VX_FP_TASK forces the task context switch to enable FP registers. This increases the context switching time. If your applicationβs time, deadlines and performance targets can be met even with this overhead, then thereβs a small problem that I propose to do. Without VX_FP_TASK, we can consider optimization, which will be applied with caution only if necessary. Therefore, if the default case is VX_FP_TASK, you are likely to have fewer checks in the few cases where you might need to optimize performance; since optimization is often required to optimize the desired results. If the context switch performance overhead that it imposes creates or breaks your project, it can be negligible in any case.
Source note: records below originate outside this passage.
static int run_patch_gemm_classes(PatchGeom g, const ClassSpec* css, int ncls, hipStream_t s) {
  if (g.src_y != nullptr || ncls > MAX_CLASSES) return 1;
  if (const X6Ctx& xc = x6_ctx(); xc.wb != nullptr) {
    bool all = true;
    for (int q = 0; q < ncls && all; ++q) all = run_patch_gemm_x6c(g, css[q], xc.wb, xc.ntaps_w, nullptr, s, true) == 0;
    if (all) {
      for (int q = 0; q < ncls; ++q)
        if (const int rc = run_patch_gemm_x6c(g, css[q], xc.wb, xc.ntaps_w, g_last_plan, s)) return rc == 1 ? P2I_EINVAL : rc;
      return P2I_OK;
    }
  }
  const ClassSpec& c0s = css[0];
  g.mT = c0s.mT; g.mH = c0s.mH; g.mW = c0s.mW;
  g.oT = c0s.oT; g.oH = c0s.oH; g.oW = c0s.oW;
  int lo[MAX_CLASSES][3], rng[3] = {0, 0, 0}, mx[3] = {0, 0, 0}, max_taps = 0;
  long long total_pix = 0;
  for (int q = 0; q < ncls; ++q) {
    const ClassSpec& cs = css[q];
    int hi[3] = {0, 0, 0};
    lo[q][0] = lo[q][1] = lo[q][2] = 0;
    for (int i = 0; i < cs.ntaps; ++i) {
      const int d[3] = {cs.dt[i], cs.dh[i], cs.dw[i]};
      for (int k = 0; k < 3; ++k) {
        if (i == 0 || d[k] < lo[q][k]) lo[q][k] = d[k];
        if (i == 0 || d[k] > hi[k]) hi[k] = d[k];
      }
    }
    for (int k = 0; k < 3; ++k) if (hi[k] - lo[q][k] > rng[k]) rng[k] = hi[k] - lo[q][k];
    if (cs.nT > mx[0]) mx[0] = cs.nT;
    if (cs.nH > mx[1]) mx[1] = cs.nH;
    if (cs.nW > mx[2]) mx[2] = cs.nW;
    if (cs.ntaps > max_taps) max_taps = cs.ntaps;
    total_pix += (long long)g.B * (cs.nT > 0 ? cs.nT : 0) * (cs.nH > 0 ? cs.nH : 0) * (cs.nW > 0 ? cs.nW : 0);
  }
  if (mx[0] <= 0 || mx[1] <= 0 || mx[2] <= 0) return P2I_OK;
  if (max_taps == 0) max_taps = 1;
  g.ntaps = max_taps;
  static const int cand[5][3] = {{128, 256, 2}, {64, 256, 1}, {128, 128, 2}, {64, 128, 2}, {32, 128, 1}};
  int best = -1, best_ck = 0;
  long long best_score = -1;
  PatchGeom bg = g;
  size_t best_lds = 0;
  dim3 best_grid;
  for (int ci = 0; ci < 5; ++ci) {
    const int MBc = cand[ci][0], NP = cand[ci][1];
    if (MBc > 32 && g.Cm <= MBc / 2) continue;
    int jb, jt, jh, jw;
    pick_tile_dims(NP, g.B, mx[0], mx[1], mx[2], jb, jt, jh, jw);
    PatchGeom t = g;
    t.ljb = ilog2(jb); t.ljt = ilog2(jt); t.ljh = ilog2(jh); t.ljw = ilog2(jw);
    t.eT = (jt - 1) * g.mT + rng[0] + 1;
    t.eH = patch_extent_div((jh - 1) * g.mH + rng[1] + 1);
    t.eW = (jw - 1) * g.mW + rng[2] + 1;
    bool same_lo_w = true;
    for (int q = 1; q < ncls; ++q) same_lo_w = same_lo_w && lo[q][2] == lo[0][2];
    t.v4 = (conv_v4_on() && same_lo_w && (g.sW & 3) == 0 && ((jw * g.mW) & 3) == 0) ? 1 : 0;
    t.v4sh = 0;
    if (t.v4) {
      t.v4sh = ((lo[0][2] % 4) + 4) % 4;
      t.eW = (t.eW + t.v4sh + 3) & ~3;
      t.eW4 = t.eW >> 2;
    }
    if (!t.v4) t.eW = patch_extent_div(t.eW);
    t.eWp = t.eW;
    t.eth = t.eT * t.eH;
    t.rpc = jb * t.eth;
    t.CSl = t.rpc * t.eW;
    t.CS = t.CSl;
    t.G4 = t.CSl >> 2;
    const int force_ck16 = P2I_ENV_ONCE("P2I_CONV_CK16", 0);
    for (int CKc = ((max_taps <= 4 || ((force_ck16 || g.Ck >= 256) && max_taps == 9 && MBc <= 64)) ? 16 : 8); CKc >= 2; CKc >>= 1) {
      if (g.Ck >= CKc ? (g.Ck % CKc != 0) : (CKc != 2 && g.Ck * 2 <= CKc)) continue;
      if (CKc == 2 && !(MBc == 64 && NP == 128) && !(MBc == 32)) continue;
      if ((CKc == 4 || CKc == 16) && MBc == 128 && NP == 128) continue;
      const int PT = CKc * t.CSl;
      if (PT >= 65536 || t.CSl >= 65536) continue;
      const int PTp = t.v4 ? (((PT >> 2) + 63) & ~63) * 4 : (PT + 63) & ~63;
      const int nwrows = max_taps * CKc;
      const size_t WSZ = (size_t)((nwrows * (MBc / 4) + 63) & ~63) * 4;
      const size_t lds = sizeof(float) * (((nwrows + 63) & ~63) + (size_t)PTp + 2 * (WSZ + PTp));
      if (lds > 160 * 1024) continue;
      const long long nb = (long long)ceil_div(g.Cm, MBc) * ((total_pix + NP - 1) / NP);
      long long score = (nb >= 256 ? 1000000000ll : nb * 1000000ll) + (long long)MBc * NP * 10 + CKc + (lds <= 80 * 1024 ? 5 : 0);
      if (score > best_score) {
        best_score = score; best = ci; best_ck = CKc; best_lds = lds;
        bg = t; bg.PT = PT;
        bg.ntt = ceil_div(mx[0], jt); bg.nth = ceil_div(mx[1], jh); bg.ntw = ceil_div(mx[2], jw);
        best_grid = dim3((unsigned)(ceil_div(g.B, jb) * bg.ntt * bg.nth * bg.ntw), (unsigned)ceil_div(g.Cm, MBc), (unsigned)ncls);
      }
      break;
    }
  }
  const unsigned long long sbytes = 4ull * g.B * g.Ck * g.sT * g.sH * g.sW;
  if (best < 0 || sbytes >= 0xF0000000ull) return 1;
  TileCfg c{cand[best][0], cand[best][1], cand[best][2], best_ck};
  P2I_REQUIRE(magic_u16_ok(bg.CSl) && magic_u16_ok(bg.eW) && magic_u16_ok(bg.rpc) && magic_u16_ok(bg.eth) && magic_u16_ok(bg.eH) &&
              (!bg.v4 || (magic_u16_ok(bg.G4) && (bg.eW4 == 1 || magic_u16_ok(bg.eW4)))),
              "conv planner: offset-table divisor outside [2, 65535] (%d %d %d %d %d)", bg.CSl, bg.eW, bg.rpc, bg.eth, bg.eH);
  bg.mg_csl = magic_u16(bg.CSl); bg.mg_ew = magic_u16(bg.eW);
  bg.mg_rpc = magic_u16(bg.rpc); bg.mg_eth = magic_u16(bg.eth); bg.mg_eh = magic_u16(bg.eH);
  if (bg.v4) { bg.mg_g4 = magic_u16(bg.G4); bg.mg_ew4 = magic_u16(bg.eW4); }
  bg.src_bytes = (unsigned)sbytes;
  bg.wp_bytes = g.wp_bytes;
  bg.nclass = ncls;
  for (int q = 0; q < ncls; ++q) {
    const ClassSpec& cs = css[q];
    ClassGeom& cgm = bg.cls[q];
    cgm.nT = cs.nT; cgm.nH = cs.nH; cgm.nW = cs.nW;
    cgm.pT = cs.pT; cgm.pH = cs.pH; cgm.pW = cs.pW;
    cgm.bT = lo[q][0]; cgm.bH = lo[q][1]; cgm.bW = lo[q][2];
    cgm.ntaps = cs.ntaps;
    for (int i = 0; i < cs.ntaps; ++i) {
      cgm.tap_w[i] = cs.tw[i];
      cgm.tap_off[i] = ((cs.dt[i] - lo[q][0]) * bg.eH + (cs.dh[i] - lo[q][1])) * bg.eW + (cs.dw[i] - lo[q][2]);
    }
  }
  bg.nT = css[0].nT; bg.nH = css[0].nH; bg.nW = css[0].nW;
  bg.pT = css[0].pT; bg.pH = css[0].pH; bg.pW = css[0].pW;
  bg.bT = lo[0][0]; bg.bH = lo[0][1]; bg.bW = lo[0][2];
  for (int i = 0; i < css[0].ntaps; ++i) { bg.tap_w[i] = bg.cls[0].tap_w[i]; bg.tap_off[i] = bg.cls[0].tap_off[i]; }
  if (bg.v4) {
    bg.bW -= bg.v4sh;
    for (int i = 0; i < css[0].ntaps; ++i) bg.tap_off[i] += bg.v4sh;
    for (int q = 0; q < ncls; ++q) {
      bg.cls[q].bW -= bg.v4sh;
      for (int i = 0; i < css[q].ntaps; ++i) bg.cls[q].tap_off[i] += bg.v4sh;
    }
  }
  if (ncls == 1) bg.ntaps = css[0].ntaps;
  const long long nb = (long long)best_grid.x * best_grid.y * best_grid.z;
  const int acc_regs = (c.MB / 32) * (c.NPIX / 32) / 4 * 16;
  const size_t red_bytes = (size_t)4 * acc_regs * 64 * 4;
  const int kg27 = P2I_ENV_ONCE("P2I_CONV_KG27", 1);
  const bool kg_27 = kg27 && max_taps == 27 && c.CK == 4 && ncls == 1;
  const int KG = ((nb <= 320 || (c.CK == 16 && max_taps == 9) || kg_27) && (c.CK >= 8 || kg_27) && c.MB <= 64 && red_bytes <= best_lds) ? 2 : 1;
  g_last_plan[0] = c.MB; g_last_plan[1] = c.NPIX; g_last_plan[2] = c.WM; g_last_plan[3] = c.CK;
  g_last_plan[4] = ncls > 1 ? 0 : ((max_taps == 9 && (c.CK <= 8 || KG == 2)) ? 9 : (max_taps == 1 ? 1 : ((max_taps == 27 && (c.CK == 4 || (c.CK < 4 && KG == 1))) ? 27 : 0)));
  g_last_plan[5] = KG;
  return dispatch_patch_dma(c, KG, bg, best_grid, best_lds, s);
}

On the other hand, although FPUs are becoming more common in embedded systems, embedded developers also often have to use FP as an exception rather than the rule due to the traditional lack of support for FP hardware. Therefore, one of the solutions is to have your own design rule that the floating point should not be used without formal justification and statement: that is, the use of the floating point should be in the design, and not in the decision of the programmer. Validation is usually a simple case of source scanning for float , double and math.h (since it is probably difficult to use floating points without any of them found in the code). For example, you can add a static analysis check to a preliminary assembly that searches for these flags and warns about it.
In many applications, it is possible to design so that the mathematical operations of FP are naturally limited to specific tasks. However, a problem arises when someone chooses to use an existing function that is intended to be used in one of these tasks, in another, which is not a secure FP. It can be difficult to detect; the solution for this is to have functions that use floating point and which can be used in other tasks to enable debug ASSERT, which checks the parameters of the task using taskOptionsGet ().
Thus, combining a scan to use float , double and math.h and adding an ASSERT check to the functions that use them is likely to protect you from introducing errors in code maintenance.
[added 2010Feb14]
How complex macros are generally bad, I suggest using the following (as mentioned above):
#if NDEBUG #define ASSERT_FP_SAFE() ((void) 0) #else #define ASSERT_FP_SAFE() do{ int opt; \ STATUS st = taskGetOptions( taskIdSelf(), &opt ); \ assert( st == OK && (opt & VX_FP_TASK) != 0 ) ; \ }while(0) ; #endif
This macro should be inserted into any function that uses float or double, or that includes either any other FP-dependent library that you can use (which you can achieve by text search). This statement will fail if such a function is called from a task other than FP.
Note that checking the return from the GetOptions () task will catch the use of floating point in interrupt contexts. Although, if an assertion occurs in an interrupt, you cannot get any conclusion. Perhaps calling logMsg () might be more secure; you can use this if st! = OK and assert () otherwise.
Unfortunately, this is a run-time statement, so the code must run for verification. It would be better if this could be detected through static analysis, but I cannot come up with a simple method. If, however, you also use code coverage analysis, then that might be enough. This can be a good habit, even if you decide to do all the tasks VX_FP_TASK; if someone forgets to do one or the other, you have a chance to catch him.